From here on, I'll use a muddle of words to refer to the idea that a translator may not always translate using one word. But Apertium mainly uses words.

If you are interested in the theory (which you will sometimes see mentioned in the Apertium maillists or on the Wiki), try N-grams. This dives into the names linguists use in their day-jobs. It is intimidating, but you will then have a hint of what they are talking about.

Two approaches

Speaking in general, there are two approaches to making a translation. The first is called 'statistical analysis' and is used by Google Translate, Microsoft's translation platform, and others. Texts in one language, and correct translations in another, are fed into a program. The program analyses the texts, works out which words (or sentences/phases) are joined together, then the chances that words (or sentences/phrases) are translated in one way or another. The analysis is given to the translator. When a translator sees incoming text, it tries to spot the sequences of text, then looks at the statistical results to make a guess at the translation.

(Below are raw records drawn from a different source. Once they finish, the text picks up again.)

class _ReadoutMLPs(torch.autograd.Function):

    @staticmethod
    def forward(ctx, G, pool, *args):
        feats, params = args[:G], args[G:]
        W1, B1, W2, B2, W3, B3 = (params[i::6] for i in range(6))
        R, D = feats[0].shape
        ctx.pool = pool
        dev = feats[0].device
        f32 = dict(dtype=torch.float32, device=dev)
        xs = [_f32(f) for f in feats]
        z1 = [torch.empty(R, D, **f32) for _ in range(G)]
        h2 = [torch.empty(R, D, **f32) for _ in range(G)]
        z2 = [torch.empty(R, D, **f32) for _ in range(G)]
        st = stream_ptr()
        ctx.chain = _readout_chain_ok(R, D, G, W1, B1, W2, B2)
        if ctx.chain:
            grad = _keeps(ctx)
            tf = int(_lib.load().x2g_chain_t_floats(R, D))
            WT = torch.empty(G, 2, D, D, **f32) if grad else None
            in_t = torch.empty(G, 2, tf, **f32) if grad else None

            def wt(g, i):
                return WT[g, i].data_ptr() if grad else None

            stages = [(ChainStage * 2)(ChainStage(_dp(W1[g]), _dp(B1[g]), _dp(z1[g]), None, wt(g, 0), CHAIN_SILU),
                                       ChainStage(_dp(W2[g]), _dp(B2[g]), _dp(z2[g]), _dp(h2[g]), wt(g, 1), CHAIN_SILU))
                      for g in range(G)]
            jobs = (ChainFwdJob * G)(*[ChainFwdJob(_dp(xs[g]), None, ctypes.addressof(stages[g]),
                                                   in_t[g].data_ptr() if grad else None) for g in range(G)])
            call("x2g_chain_fwd_batch", jobs, G, 2, R, D, st)
            heads = (HeadGroup * G)(*[HeadGroup(_dp(h2[g]), _dp(W3[g]), _dp(B3[g]), None, None, None)
                                      for g in range(G)])
            out = _head_fwd(heads, G, R, D, pool, f32, st)
            if grad:
                ctx.save_for_backward(*h2, *z1, *z2, WT, in_t)
            ctx.G, ctx.params = G, params
            return out
        h1 = [torch.empty(R, D, **f32) for _ in range(G)]
        for (src, w, b, y, z) in ((xs, W1, B1, h1, z1), (h1, W2, B2, h2, z2)):
            grp = (DenseFwdGroup * G)(*[DenseFwdGroup(_dp(src[g]), _dp(w[g]), _dp(b[g]), None, _dp(y[g]), _dp(z[g]))
                                        for g in range(G)])
            call("x2g_dense_fwd_batched", grp, G, R, D, D, ACT_SILU, st)
        heads = (HeadGroup * G)(*[HeadGroup(_dp(h2[g]), _dp(W3[g]), _dp(B3[g]), None, None, None) for g in range(G)])
        out = _head_fwd(heads, G, R, D, pool, f32, st)
        ctx.save_for_backward(*xs, *h1, *z1, *h2, *z2)
        ctx.G, ctx.params = G, params
        return out

    @staticmethod
    def backward(ctx, dout):
        G = ctx.G
        saved = ctx.saved_tensors
        if ctx.chain:
            h2, z1, z2 = (saved[i * G:(i + 1) * G] for i in range(3))
            WT, in_t = saved[3 * G], saved[3 * G + 1]
        else:
            xs, h1, z1, h2, z2 = (saved[i * G:(i + 1) * G] for i in range(5))
        W1, B1, W2, B2, W3, B3 = (ctx.params[i::6] for i in range(6))
        R, D = h2[0].shape
        dev = h2[0].device
        f32 = dict(dtype=torch.float32, device=dev)
        lib = _lib.load()
        st = stream_ptr()
        dout = _f32(dout.reshape(-1))
        dh2 = [torch.empty(R, D, **f32) for _ in range(G)]
        (dw3, db3), acc3 = _wgrad_pairs(W3, B3, dev)
        heads = (HeadGroup * G)(*[HeadGroup(_dp(h2[g]), _dp(W3[g]), None, _dp(dh2[g]), _dp(dw3[g]), _dp(db3[g]))
                                  for g in range(G)])
        ws_bytes = int(lib.x2g_readout_head_bwd_workspace(R, D, G))
        ws = torch.empty(max(ws_bytes, 1), dtype=torch.uint8, device=dev)
        defer = acc3 and _defer() is not None
        hflags = (ACCUM_WGRAD if acc3 else 0) | (DEFER_SLAB_SUM if defer else 0)
        if ctx.pool is not None:
            seg_rowptr, n_seg = ctx.pool
            call("x2g_readout_head_pool_bwd", ptr(dout), ptr(seg_rowptr), n_seg, heads, G, R, D, hflags, ptr(ws),
                 ws_bytes, st)
        else:
            call("x2g_readout_head_bwd", ptr(dout), heads, G, R, D, hflags, ptr(ws), ws_bytes, st)
        if defer:
            splits = int(lib.x2g_readout_head_bwd_splits(R))
            for g in range(G):
                _defer_job(ws, g * splits * (D + 1) * 4, splits, D, 1, dw3[g], db3[g])
        if ctx.chain:
            dfeat = [torch.empty(R, D, **f32) for _ in range(G)]
            dz_t = torch.empty_like(in_t)
            stages = [(ChainBwdStage * 2)(ChainBwdStage(_dp(W1[g]), WT[g, 0].data_ptr(), _dp(z1[g]), None, CHAIN_SILU),
                                          ChainBwdStage(_dp(W2[g]), WT[g, 1].data_ptr(), _dp(z2[g]), None, CHAIN_SILU))
                      for g in range(G)]
            jobs = (ChainBwdJob * G)(*[ChainBwdJob(_dp(dh2[g]), None, ctypes.addressof(stages[g]), _dp(dfeat[g]), None,
                                                   dz_t[g].data_ptr()) for g in range(G)])
            call("x2g_chain_bwd_batch", jobs, G, 2, R, D, st)
            pg = []
            for g in range(G):
                dws, dbs = chain_wgrad(in_t[g], dz_t[g], R, [W1[g], W2[g]], [B1[g], B2[g]])
                pg += [dws[0], dbs[0], dws[1], dbs[1]]
                pg += [None if acc3 else dw3[g].view_as(W3[g]), None if acc3 else db3[g]]
            return (None, None, *dfeat, *pg)
        grads = {}
        dy = dh2
        for (layer, x_in, z, W, B) in ((2, h1, z2, W2, B2), (1, xs, z1, W1, B1)):
            dx = [torch.empty(R, D, **f32) for _ in range(G)]
            (dw, db), acc = _wgrad_pairs(W, B, dev)
            grp = (DenseBwdGroup * G)(*[DenseBwdGroup(_dp(dy[g]), _dp(z[g]), _dp(x_in[g]), _dp(W[g]), _dp(dx[g]), None,
                                                      _dp(dw[g]), _dp(db[g])) for g in range(G)])
            wsz = int(lib.x2g_dense_bwd_workspace(R, D, D))
            ws = torch.empty(max(wsz * G, 1), dtype=torch.uint8, device=dev)
            defer = acc and _defer() is not None
            call("x2g_dense_bwd_batched", grp, G, R, D, D, ACT_SILU, (ACCUM_WGRAD if acc else 0) |
                 (DEFER_SLAB_SUM if defer else 0), ptr(ws), wsz * G, st)
            if defer:
                splits = int(lib.x2g_dense_bwd_splits(R, D, D))
                for g in range(G):
                    _defer_job(ws, g * wsz, splits, D * D, D, dw[g], db[g])
            grads[layer] = (None, None) if acc else (dw, db)
            dy = dx
        dfeat = dy
        pg = []
        for g in range(G):
            for (dw, db) in (grads[1], grads[2]):
                pg += [None if dw is None else dw[g], None if db is None else db[g]]
            pg += [None if acc3 else dw3[g].view_as(W3[g]), None if acc3 else db3[g]]
        return (None, None, *dfeat, *pg)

The second method is called 'rule-based'. People work out rules for which words can be near each other. They tell the translator the rules. This is the method used by Apertium.

The two methods give different kinds of translations. Statistical translators,

  • are 'smooth'. They try to translate, and make many guesses
  • are tedious to make. You can wait days for the texts to be processed (for the translator to be 'trained')
  • need a lot of material. Google reckon a good translation requires about 2,000,000 translated words (they got much of their core material from an agreement with the United Nations)

Rule-based translators,

  • are 'accurate'. When they work, they are correct. When they go wrong they can be amusing
  • require effort and knowledge to make. You need to write the dictionaries and rules. You do need to be able to speak the language, or have someone to help, to make a good pair
  • can be created with little information, helped by ingenuity and literary skills. They can be updated quickly

Most translation engines have a trace of both methods. Statistical engines such as Google Translate need some rules to generate statistics. And Apertium had a statistical module for disambiguation. That is now removed from the main chain, yet the 'weighing' feature in the lexical selector is arguably a kind of statistical selector.

Incidentally, if you want to experiment with statistical translation, the University of Edinburgh develop a powerful Free Software translation engine called |Moses.

After this description, I think you can see that it is no surprise Google use statistical translation. Yet there is a place for rule-based translation, and rule-based translation is arguably a more suitable methodology for agile Open Source projects.

Final thought, the minority languages of the world

Sad but true: in our world, languages, like the natural environment, are disappearing. In the last two hundred years or so, languages have become extinct, and many are under threat.

If you would like to see lists, there are official lists; check the lists of endangered languages. So do not fool yourself, there is an endangered language near you. I come from the UK, where all island languages, most of which are not from the same origins as English, are officially 'endangered'. English aside, all UK national languages are at least 'vulnerable'. The languages of the West, North, and Lowland Scottish, in some places developed away from 'standard' English, are now ruins. If you are feeling philosophical try, Tyranny of the Majority, or On Liberty by John Stuart Mill.

Apertium was originally created for the translation of Spanish to Catalan, and Catalan to Spanish. But hard work on simplifying the coding techniques, the speed of production of language pairs (including very small pairs), and the generosity of the organisation, means Apertium development has continued. And the project has found a place. While commercial translators, and translators powered by great resources such as Google Translate have a major position, the Apertium project continues to give birth to unusual, threatened, or in one recent example, crisis-driven translation pairs. If you need a top-quality translation engine with a startlingly wide array of implementations for usage, or if you simply want to make a pair of your own, Apertium is a good choice.